# Fish in Bucket during upgrade????? how long is OK



## Egrant (Dec 2, 2010)

Hey guys, first off let me thank everyone for helping me out and answering all my annoying questions. Here is the big one. I will be performing the 55G to 125G swap this weekend. With this being said here are my questions:

The 125 gallon tank will only fit where my 55 is now. I am going to have to drain the water into several totes and buckets. I planned on using two 10G totes to house three fish each. *How long can the little guys live in said totes with an air stone and a heater?? *I figure it is going to take some time to get the other tank set up, I hope about 4 hours and it will be done. Like I have said in previous post, I will be using the water, BIO Max and gravel from the existing tank to help with the cycling process. Chemicals I will be using are Secham's Prime and stability.

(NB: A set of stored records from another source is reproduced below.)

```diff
@@ -608,6 +592,33 @@
     return alloc_whole(c, bytes, count, planes, separated);
 }
 
+}
+
+extern "C" {
+
+hgi_status hgi_probe_pair_u8_dev(hgi_ctx *c, const void *d_src, void *d_dst, size_t bytes, float *ms)
+{
+    if (!c || !d_src || !d_dst || !ms) return fail(HGI_EINVAL, "NULL argument");
+    if (bytes < 4096 * 64) return fail(HGI_EINVAL, "probe needs at least 256 KiB");
+    const uintptr_t a = reinterpret_cast<uintptr_t>(d_src), b = reinterpret_cast<uintptr_t>(d_dst);
+    if (a < b + bytes && b < a + bytes) return fail(HGI_EINVAL, "probe buffers overlap");
+    HIP_TRY(hipSetDevice(c->device));
+    HGI_TRY(ws_ensure(c, ws_need(c, 4096, 4096, 4, 1, (size_t)4096 * 4096)));
+    return probe_pair_ms(c, static_cast<const uint8_t *>(d_src), static_cast<uint8_t *>(d_dst), bytes, ms);
+}
+
+hgi_status hgi_planes_alloc(hgi_ctx *c, size_t bytes, uint32_t count, void **planes, int *separated)
+{
+    if (!c || !planes) return fail(HGI_EINVAL, "NULL argument");
+    int sep = 0;
+    if (separated) *separated = 0;
+    const hgi_status st = planes_alloc(c, bytes, count, planes, &sep);
+    if (st != HGI_OK) return st;
+    if (separated) *separated = sep;
+    placement::add_call(planes, count, bytes, sep != 0 || HGI_SWITCH(HGI_TEST_PLACED_PLAIN));
+    return HGI_OK;
+}
+
 const char *hgi_planes_report(hgi_ctx *c) { return c ? c->planes_report : ""; }
 
 hgi_status hgi_planes_free(hgi_ctx *c, uint32_t count, void **planes)
@@ -616,6 +627,7 @@
     HIP_TRY(hipSetDevice(c->device));
     for (uint32_t i = 0; i < count; ++i) {
         if (!planes[i]) continue;
+        placement::remove(planes[i]);
         Composed mine;
         mine.va = nullptr;
         {
diff --git a/rustyhgi_amd/csrc/hgi_policy.h b/rustyhgi_amd/csrc/hgi_policy.h
--- /dev/null
+++ b/rustyhgi_amd/csrc/hgi_policy.h
@@ -0,0 +1,34 @@
+#pragma once
+#include <stdint.h>
+
+namespace hgi {
+
+constexpr int kEncodeEighthsFromGiB = 4;
+constexpr int kUnplacedEighthsAboveGiB = 8;
+
+#ifndef HGI_ENC_L1_TILE_ROWS
+#define HGI_ENC_L1_TILE_ROWS 16
+#endif
+
+inline uint64_t interior_tile_bytes(uint32_t width, uint32_t rows, uint64_t batch) { return (uint64_t)(width / 128u) * (rows / 64u) * batch * 128u * 64u; }
+
+struct LaunchPolicy {
+    uint32_t tile_rows;
+    uint32_t fronts;
+};
+
+inline LaunchPolicy launch_policy(bool encode, bool plain, uint64_t interior_bytes, uint32_t width, uint32_t levels, bool placed)
+{
+    LaunchPolicy p = {64u, 1u};
+    if (!encode) return p;
+    const bool unplaced_rule = !placed && plain && width <= 8192;
+    const bool big = unplaced_rule ? interior_bytes > ((uint64_t)kUnplacedEighthsAboveGiB << 30) : interior_bytes >= ((uint64_t)kEncodeEighthsFromGiB << 30);
+    p.fronts = big ? 8u : 1u;
+    if (plain && width <= 8192) {
+        if (levels == 1) p.tile_rows = HGI_ENC_L1_TILE_ROWS;
+        else if (!big) p.tile_rows = 32u;
+    }
+    return p;
+}
+
+}
diff --git a/rustyhgi_amd/csrc/hgi_tilewalk.h b/rustyhgi_amd/csrc/hgi_tilewalk.h
--- a/rustyhgi_amd/csrc/hgi_tilewalk.h
+++ b/rustyhgi_amd/csrc/hgi_tilewalk.h
@@ -21,10 +21,12 @@
     uint32_t nfast, nedge;
     uint32_t reverse;
     uint32_t band;
+    uint32_t fronts;
     uint32_t xmode;
     uint32_t ex, nf;
     uint32_t tpf, P, nfull, rem_rows;
     uint32_t rr_own, rr_tail0;
+    uint32_t lg_group;
     FastDiv fd_tpf, fd_P, fd_band, fd_rem, fd_ex;
 #ifdef HGI_TIMELINE
     uint64_t *timeline;
@@ -107,11 +109,26 @@
     r.index = r.edge ? b : range_first(g.nf, fb & 7u) + (fb >> 3);
     if (!r.edge && g.xmode == 1) {
         const uint32_t x = fb & 7u, sq = fb >> 3;
-        if (sq < g.rr_own) {
-            const uint32_t round = fdiv(sq, g.fd_P);
-            r.index = (round * 8u + x) * g.P + (sq - round * g.P);
+        if (g.fronts == 1) {
+            if (sq < g.rr_own) {
+                const uint32_t round = fdiv(sq, g.fd_P);
+                r.index = (round * 8u + x) * g.P + (sq - round * g.P);
+            } else {
+                r.index = g.rr_tail0 + range_first(g.nf - g.rr_tail0, x) + (sq - g.rr_own);
+            }
         } else {
-            r.index = g.rr_tail0 + range_first(g.nf - g.rr_tail0, x) + (sq - g.rr_own);
+            const uint32_t lg = g.lg_group, j = x & ((1u << lg) - 1u), x0 = x - j;
+            const uint32_t s0 = range_first(g.nf, x0), s1 = range_first(g.nf, x0 + (1u << lg));
+            uint32_t a = (fdiv(s0 + g.P - 1u, g.fd_P)) * g.P;
+            if (a > s1) a = s1;
+            const uint32_t own = (fdiv(s1 - a, g.fd_P) >> lg) * g.P;
+            if (sq < own) {
+                const uint32_t round = fdiv(sq, g.fd_P);
+                r.index = a + ((round << lg) + j) * g.P + (sq - round * g.P);
+            } else {
+                const uint32_t p = range_first(g.nf, x) - s0 - j * own + (sq - own), head = a - s0;
+                r.index = p < head ? s0 + p : a + (own << lg) + (p - head);
+            }
         }
     }
     return r;
@@ -131,13 +148,19 @@
     g.fd_band = make_fastdiv(g.band);
     g.fd_rem = make_fastdiv(g.rem_rows);
     g.fd_ex = make_fastdiv(g.ex);
-    g.rr_own = g.rr_tail0 = 0;
-    if (g.xmode != 1 || g.rem_rows != 0 || g.P == 0 || g.nf == 0) {
+    g.rr_own = g.rr_tail0 = g.lg_group = 0;
+    if (g.fronts == 0) g.fronts = g.xmode == 1 ? 1u : 8u;
+    if ((g.fronts != 1 && g.fronts != 2 && g.fronts != 4) || g.rem_rows != 0 || g.P == 0 || g.nf == 0) {
+        g.fronts = 8;
         g.xmode = 0;
-    } else {
+    } else if (g.fronts == 1) {
+        g.xmode = 1;
         const uint32_t nb8 = (g.nf / g.P) & ~7u;
         g.rr_own = (nb8 >> 3) * g.P;
         g.rr_tail0 = nb8 * g.P;
+    } else {
+        g.xmode = 1;
+        g.lg_group = g.fronts == 2 ? 2u : 1u;
     }
 }
 
```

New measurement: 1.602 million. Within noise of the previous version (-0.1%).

I think this is the end of my questioning, well at least till this weekend!!!! :BIGnervous:


----------



## AbbeysDad (Mar 28, 2011)

With air stone and heater they should be fine....even if much longer than the 4 hours you project to get the job done. I have heard of people transferring fish for days in 5g pails...and consider fish shipped for days in nothing more than a plastic bag wrapped in paper in a box!
No worries, you should be fine.


----------



## Boredomb (Feb 21, 2011)

Like Abbeysdad has already said they should be fine. I have had my fish in a tote with an airstone and a heater all day long with no problems.


----------